Page MenuHomePhabricator

Invalid Timevalues stored in database
Closed, ResolvedPublic

Description

Author: byrial

Description:
While parsing a database dump for Wikidata item [[Q441536]], I found this statement:

{"m":["value",570,"time",{"time":"+0000000 1998-10-21T00:00:00Z","timezone":0,"before":0,"after":0,"precision":11,"calendarmodel":"http://www.wikidata.org/entity/Q1985727"}],"q":[],"g":"q441536$3568592E-BA6D-48A3-9FBE-C558F8A47415","rank":1,"refs":[[["value",143,"wikibase-entityid",{"entity-type":"item","numeric-id":328}]]]}

There is a space in the year after the first 7 digits. When I look at wiki page for the item, the date is shown as "October 21, 1 BCE" so only the first digits (all zeroes) until the space is used. The correct year is of course 1998.

You will also see the space in the diff for the insertion of the statement: http://www.wikidata.org/w/index.php?title=Q441536&diff=48523994&oldid=48523992


Version: unspecified
Severity: major

Details

Reference
bz49425

Related Objects

Event Timeline

bzimport raised the priority of this task from to High.Nov 22 2014, 2:07 AM
bzimport set Reference to bz49425.
bzimport added a subscriber: Unknown Object (MLST).

byrial wrote:

There is also a space between the day and "T" in some cases, like this "+00000001940-10-5 T00:00:00Z" (taken from Q1825747, diff for insertion: http://www.wikidata.org/w/index.php?title=Q1825747&diff=48577191&oldid=45206040 )

That gives this error text on the wiki page for the item: The value does not comply with the property's definition.
The value's data value type "ununserializable" does not match the property's data type's data value type "time".

There is a new complete database dump in progress right now. When it is done, I can make a list of all occurrences for of invalid time values.

This is caused by a bug in the bot making the edit. Please advise the bot's owner and block the bot if necessary.

Of course, wikidata shouldn't accept broken dates. This is a known issue: Time values are currently not properly validated by the API, see bug 49264. Since I6990983 is merged, this is technically fixed; I recommend a backport of the fix though, and a hotfix deployment, so let's keep the bug open until that is done.

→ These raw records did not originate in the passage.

__device__ __forceinline__ void sample_read(const Ctx& C) {
  TR();
  QState& S = g_L.S;
  const uint32_t it = (uint32_t)S.iter;
  const bool pre = uni(g_L.sp_on && g_L.sp_stage < 0) != 0;
  const int sw = uni(g_L.asked[S.iter & (SCOUT_SLOTS - 1)]);
  const ScoutBoard* sb = sw > 0 ? C.Q.scbs[sw - 1] : nullptr;
  const int par = (int)(S.iter & (SCOUT_SLOTS - 1));
  const bool prerec = pre && !uni(S.have_sol);
  bool pre_ok = true;
  if (prerec) pre_ok = pre_read_round(sb, par, (unsigned)(S.iter + 1));
  if (threadIdx.x == 64) {
    int st = -1;
    if (pre && !prerec) {
      const unsigned long long v = ld_agent(&sb->stage[par]);
      const unsigned lo = (unsigned)v;
      if ((unsigned)(v >> 32) == (unsigned)(S.iter + 1) && ((lo >> 8) & 0xfffu) == (g_L.rw_at0 & 0xfffu))
        st = (int)(lo & 0xffu);
    }
    g_L.sp_go[0] = st;
  }
  if (C.Q.sampler && threadIdx.x < 64) {
    JobBoard* jb = C.Q.jb;
    const unsigned want = ring_tag(it, (unsigned)__builtin_amdgcn_readfirstlane(g_L.smp_ver));
    unsigned long long v = 0;
    if (threadIdx.x < RING_G) v = ld_agent(&jb->ring[it % SMP_RING].g[threadIdx.x]);
    const int pk = (int)threadIdx.x - 2 * NJ;
    const bool ok = threadIdx.x >= RING_G ||
                    ((unsigned)(v >> 32) == want && (pk < 0 || (unsigned)v == ring_param(pk, S.have_sol, S.cbest)));
    const unsigned hi = (unsigned)odd_lane_of_pair((int)(unsigned)v);
    if (threadIdx.x < 2 * NJ && !(threadIdx.x & 1))
      g_L.xr[threadIdx.x >> 1] = __longlong_as_double((long long)(((unsigned long long)hi << 32) | (unsigned)v));
    const bool all = __ballot(!ok) == 0;
    if (threadIdx.x == 0) { g_L.smp_hit = all; if (all) S.smp_hits++; }
  } else if (threadIdx.x == 0) {
    g_L.smp_hit = 0;
  }
  drain();
  const bool stale_granule = __syncthreads_or(!pre_ok) != 0;
  TR();
  const bool prer_ok = prerec && !stale_granule;
  if (threadIdx.x < 64) {
    if (threadIdx.x == 0) {
      g_L.prer_ok = prer_ok;
      if (prer_ok) g_L.sc_seen |= 1u << (sw - 1);
      sample_publish(C);
    }
    TR();
    if (C.Q.nscouts > 0) scout_cur_lanes(C);
    TR();
  } else if (threadIdx.x == 64 && C.Q.nscouts > 0) {
    scout_asks(C, 1 - g_L.S.A);
    scout_ask_early(C, g_L.sp_go[0]);
  }
  TR();
  const int st = uni(g_L.sp_go[0]);
  __syncthreads();
  if (pre && !prerec && st >= 0) spec_copy(sb, par, -1, st);
  if (prer_ok && !uni(g_L.smp_hit) && uni(g_L.prer.t >= 0)) {
    if (threadIdx.x < NJ) g_L.xr[threadIdx.x] = g_L.prer.xr[threadIdx.x];
    if (threadIdx.x == 0) g_L.smp_hit = 1;
    __syncthreads();
  }
  if (!uni(g_L.smp_hit)) {
    if (sample_conf(S, it, g_L.u.smp, g_L.xr) < 0 && threadIdx.x == 0) { S.status = -1; S.phase = 2; }
    __syncthreads();
  }
  else ring_check_sample(S, it);
}

__device__ void cost_update(const Ctx& C, int t, int v, const double* red) {
  QState& S = g_L.S;
  const TreeDev& T = C.Q.tr[t];
  const int cap = S.cap;
  int* stack = C.Q.stack;
  int sp = 0;
  stack[sp++] = v;
  const bool connected = (t == 0) == (S.conn_start != 0);
  int visits = 0;
  while (sp > 0) {
    if (++visits > S.n[t]) { S.status = -7; S.phase = 2; return; }
    int id = stack[--sp];
    BCHK(id, cap, __LINE__, t);
    double nc[3];
    for (int k = 0; k < 3; ++k) { nc[k] = T.cost[(size_t)k * cap + id] + red[k]; st_tree(&T.cost[(size_t)k * cap + id], nc[k]); }
    if (S.have_sol) {
      if (id == S.nB.id && connected) {
        for (int k = 0; k < 3; ++k) { S.cbest[k] = S.cbest[k] + red[k]; S.nB.c[k] = nc[k]; }
        S.last_iter = S.iter;
      }
      if (id == S.nA.id && !connected) {
        for (int k = 0; k < 3; ++k) { S.cbest[k] = S.cbest[k] + red[k]; S.nA.c[k] = nc[k]; }
        S.last_iter = S.iter;
      }
    }
    for (int c = T.first_child[id]; c >= 0; c = T.next_sib[c]) {
      if (sp >= cap) { S.status = -7; S.phase = 2; return; }
      stack[sp++] = c;
    }
  }
}

__device__ __forceinline__ int choose_prefix() {
  const int lane = lane_id();
  const int m = g_L.nk > 0 ? min(g_L.n_lo, g_L.S.max_near) : 0;
  const bool below = lane < m && g_L.lo_c[lane] < g_L.xn.c[0];
  return min(m, (int)__builtin_ctzll(~__ballot(below)));
}
__device__ __forceinline__ void cur_from_batch(int e) {
  for (int j = 0; j < NJ; ++j) g_L.cur.q[j] = g_L.eg_start[e][j];
  for (int k = 0; k < 3; ++k) g_L.cur.c[k] = g_L.eg_base[e][k];
  g_L.cur.id = g_L.eg_near[e];
  g_L.cur.parent = g_L.eg_par[e];
}
__device__ void choose_parent(const Ctx& C, int t) {
  if (threadIdx.x < 64) {
    const int E = choose_prefix();
    if (threadIdx.x == 0) {
      g_L.ext_bp = 0;
      g_L.found = -1;
      g_L.cnt = E;
      if (g_L.nk > 0) g_L.xn.parent = g_L.nn.id;
    }
  }
  __syncthreads();
  TR();
  const int E = uni(g_L.cnt);
  if (E > 0) {
    if (threadIdx.x < E) {
      int e = threadIdx.x;
      NodeRef nd;
      load_node(C, t, g_L.lo_i[e], &nd);
      for (int j = 0; j < NJ; ++j) { g_L.eg_start[e][j] = nd.q[j]; g_L.eg_target[e][j] = g_L.xn.q[j]; }
      for (int k = 0; k < 3; ++k) g_L.eg_base[e][k] = nd.c[k];
      g_L.eg_near[e] = nd.id;
      g_L.eg_par[e] = nd.parent;
    }
    __syncthreads();
    TR();
    if (C.Q.jb && rec_match(C, E, SC_CHOOSE)) edge_costs_rec(E);
    else edge_costs(C, E);
// ... 697 lines not shown
      near_set_scan<20, false>(C, A, g_L.xn.q, g_L.xn.id);
    TR();
    PHASE(P_NEAR);
    choose_parent(C, A);
    TR();
    PHASE(P_CHOOSE);
  }
  if (uni(g_L.ext_nn || g_L.ext_bp)) {
    TR();
    if (threadIdx.x == 0) {
      insert_node(C, A, g_L.en_start, g_L.en_target, g_L.xn);
      g_L.spec = OV_NONE;
    }
    __syncthreads();
    TR();
    if (opt) {
      rewire(C, A);
      TR();
      scout_request_ahead2(C, A);
    }
    TR();
    PHASE(P_REWIRE);
    int cid;
    const bool crec = opt && conn_stage(C, B);
    TR();
    if (take_spec(OV_NN)) {
      cid = uni(g_L.spec_nn);
    } else if (crec) {
      cid = uni(g_L.sr.cc.d < 10000.0 ? g_L.sr.cc.id : 0);
      if (threadIdx.x == 0) { g_L.S.nn_nodes += g_L.S.n[B]; g_L.S.sc_nn++; }
    } else if (uni(!opt && g_L.sp_on) && spec_stage(C, SC_DONE, 2500) &&
               uni(g_L.sr.cn.ok && g_L.sr.cn.t == B &&
                   g_L.sr.cn.X <= g_L.S.n[B] && same8(g_L.sr.cn.q, g_L.xn.q))) {
      const int n = uni(g_L.S.n[B]);
      double dp = 10000.0;
      int ip = 0;
      if (uni(g_L.sr.cn.X < n)) ip = nearest_scan(C, B, g_L.xn.q, g_L.sr.cn.X, &dp);
      if (threadIdx.x == 0) { g_L.S.nn_nodes += n; g_L.S.sc_nn++; }
      cid = uni(dp < g_L.sr.cn.d ? ip : (g_L.sr.cn.d < 10000.0 ? g_L.sr.cn.id : 0));
    } else {
      cid = nearest(C, B, g_L.xn.q);
    }
    TR();
    const bool xrow = crec && uni(g_L.sr.cc.nrow >= 0) && cid == uni(g_L.sr.cc.d < 10000.0 ? g_L.sr.cc.id : 0);
    if (!xrow) {
      if (threadIdx.x == 0) load_node(C, B, cid, &g_L.xc);
      __syncthreads();
    }
    TR();
    PHASE(P_NN);
    connect_graphs(C, B, crec, xrow);
    TR();
    PHASE(P_CONNECT);
  }
  else if (opt) {
    scout_request_ahead2(C, A);
  }
  }
#undef PHASE
  if (threadIdx.x == 0) {
    QState& S = g_L.S;
    S.A = B;
    S.iter++;
    if (C.Q.rows && S.n_rows < C.Q.rows_cap) {
      double* row = C.Q.rows + S.n_rows * 5;
      row[0] = (double)S.iter;
      row[1] = (double)(wall_clock64() - S.t0);
      row[2] = S.cbest[0]; row[3] = S.cbest[1]; row[4] = S.cbest[2];
      S.n_rows++;
    }
    if ((S.cbest[0] - S.h0[0]) < S.opt_thresh) S.phase = 2;
    if (S.iter >= S.max_iter) S.phase = 2;
    if (S.max_checked && S.checked >= S.max_checked) S.phase = 2;
    if (S.has_deadline && wall_clock64() >= S.deadline) S.phase = 2;
    if (S.stop_margin && (S.n[0] + S.stop_margin > S.cap || S.n[1] + S.stop_margin > S.cap)) {
      S.phase = 2;
      if (!S.have_sol) S.status = -7;
    }
  }
  __syncthreads();
  TR_BARRIERS();
}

Related URL: https://gerrit.wikimedia.org/r/67962 (Gerrit Change I6990983ef0c0cad7c9d4f271bdf803902b94230b)

byrial wrote:

There is 55 cases of malformed timevalues in the new database dump dated 2013-06-10. There is a list at http://www.wikidata.org/wiki/User:Byrial/Bad_time_values

Related URL: https://gerrit.wikimedia.org/r/68397 (Gerrit Change Ib3e7b16c203d08008d7465859af0e1e7f940db14)

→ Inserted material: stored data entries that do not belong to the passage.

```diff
diff --git a/kalign_amd/csrc/ka_task.h b/kalign_amd/csrc/ka_task.h
--- a/kalign_amd/csrc/ka_task.h
+++ b/kalign_amd/csrc/ka_task.h
@@ -338,22 +338,27 @@
         if (tid == 0 && blockIdx.x == 0) KA_CRUMB(D.trace, 4, 3);
 #undef s_dbg
 
+        int alnlen = 0;
         if (S.member == 0) {
-                ka_code_path(S, (int*)lds_waves);
+                alnlen = ka_code_path(S, (int*)lds_waves);
                 if (tid == 0) {
-                        const int alnlen = S.ctl->alnlen;
                         const unsigned long long pn = (unsigned long long)alnlen + 2;
+                        const bool votes = NB && D.cons_K > 0 && S.carried;
+                        const unsigned long long fn = pn * 64ull + (votes ? 5ull * (unsigned long long)D.cons_K * pn : 0ull);
                         const unsigned long long po = atomicAdd(&D.counters[2], pn);
+                        const unsigned long long fo = T.is_root ? 0ull : atomicAdd(&D.counters[0], fn);
                         if ((long long)(po + pn) > D.path_cap) { S.ctl->fail = 1; atomicExch(D.error, 3); }
                         S.ctl->path_off = (long long)po;
                         S.ctl->newp_off = -1;
+                        S.path_dst = D.path_arena + (long long)po;
+                        S.newp = nullptr;
                         D.node_len[T.c] = alnlen;
                         if (!T.is_root) {
-                                const bool votes = NB && D.cons_K > 0 && S.carried;
-                                const unsigned long long fn = pn * 64ull + (votes ? 5ull * (unsigned long long)D.cons_K * pn : 0ull);
-                                const unsigned long long fo = atomicAdd(&D.counters[0], fn);
                                 if ((long long)(fo + fn) > D.prof_cap) { S.ctl->fail = 1; atomicExch(D.error, 1); }
-                                else { S.ctl->newp_off = (long long)fo; D.node_prof[T.c] = (long long)fo; if (votes) D.node_vote[T.c] = (long long)(fo + pn * 64ull); }
+                                else {
+                                        S.ctl->newp_off = (long long)fo; S.newp = D.prof_arena + (long long)fo;
+                                        D.node_prof[T.c] = (long long)fo; if (votes) D.node_vote[T.c] = (long long)(fo + pn * 64ull);
+                                }
                         }
                         ka_task_rec r;
                         r.a = T.a; r.b = T.b; r.c = T.c;
@@ -373,13 +378,26 @@
         tk3 = __builtin_amdgcn_s_memtime();
         if (S.ctl->fail) return 1;
 
-        if (tid == 0) {
-                S.path_dst = D.path_arena + S.ctl->path_off;
-                S.newp = (S.ctl->newp_off >= 0) ? (D.prof_arena + S.ctl->newp_off) : nullptr;
-        }
-        __syncthreads();
-        const int alnlen = S.ctl->alnlen;
-        if (S.member == 0) for (int i = tid; i < alnlen + 2; i += KA_NT) S.path_dst[i] = S.coded[i];
+        if (S.member != 0) {
+                if (tid == 0) {
+                        S.path_dst = D.path_arena + S.ctl->path_off;
+                        S.newp = (S.ctl->newp_off >= 0) ? (D.prof_arena + S.ctl->newp_off) : nullptr;
+                }
+                __syncthreads();
+                alnlen = S.ctl->alnlen;
+        }
+        if (S.member == 0) {
+                typedef const __attribute__((address_space(1))) int* ka_gic;
+                const ka_gic gc = (ka_gic)S.coded;
+                int* const pd = S.path_dst;
+                for (int i0 = tid; i0 < alnlen + 2; i0 += 4 * KA_NT) {
+                        int v[4];
+#pragma unroll
+                        for (int u = 0; u < 4; ++u) v[u] = gc[min(i0 + u * KA_NT, alnlen + 1)];
+#pragma unroll
+                        for (int u = 0; u < 4; ++u) if (i0 + u * KA_NT < alnlen + 2) pd[i0 + u * KA_NT] = v[u];
+                }
+        }
         if (S.newp) ka_update_profile(S, D, T, alnlen, leaf_syn ? tss : nullptr);
         if ((NB && !T.is_root) || (D.flags & KA_FLAG_DEVICE_GAPS)) ka_update_colof(S, D, T, alnlen);
         if (NB && D.cons_K > 0 && S.carried && S.newp) ka_votes_merge(S, D, T, alnlen, (int*)(S.newp + ((long long)alnlen + 2) * 64));
```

https://gerrit.wikimedia.org/r/68397 (Gerrit Change Ib3e7b16c203d08008d7465859af0e1e7f940db14) | change ABANDONED [by Daniel Kinzler]

byrial wrote:

There was 15 new cases of malformed time values in the database dump of 2013-06-23, all inserted by the same bot at 2013-06-14 and 2013-06-15. It was values like:

+0000000or-02-22T00:00:00Z
+00000001603.-01-01T00:00:00Z
+00000001239-06-17/18T00:00:00Z
+00000001650)-06-19T00:00:00Z
+00000001601/1602-05-02T00:00:00Z
+00000001869-09-26 (disputed)T00:00:00Z
+0000000or-07-31T00:00:00Z
+0000000January-01-16T00:00:00Z
+00000001878''(''Some-05-12T00:00:00Z
+00000001587/8-01-12T00:00:00Z
+00000001766?-03-16T00:00:00Z
+00000001985-10-22 correct date is October 27, 1985T00:00:00Z
+0000000or-12-17T00:00:00Z

Note: with I67b9ae480c, this should not happen any more. I67b9ae480c provides input validation for time values.

It does not however enforce time format rules on TimeValue objects, so "bad" time values are not yet detected when found in the database, etc.

This bug should remain open until strict validation is implemented (see I72d6b6d890), but I don't think it's very urgent any more since it should now be impossible to enter bad values via the API.

Keep this open until I72d6b6d89 is merged.

Is merged. We will check the dump one more time and then close this.

byrial wrote:

Either this is fixed now, or the bots is better. There was no malformed time values in the 2013-07-17 database dump.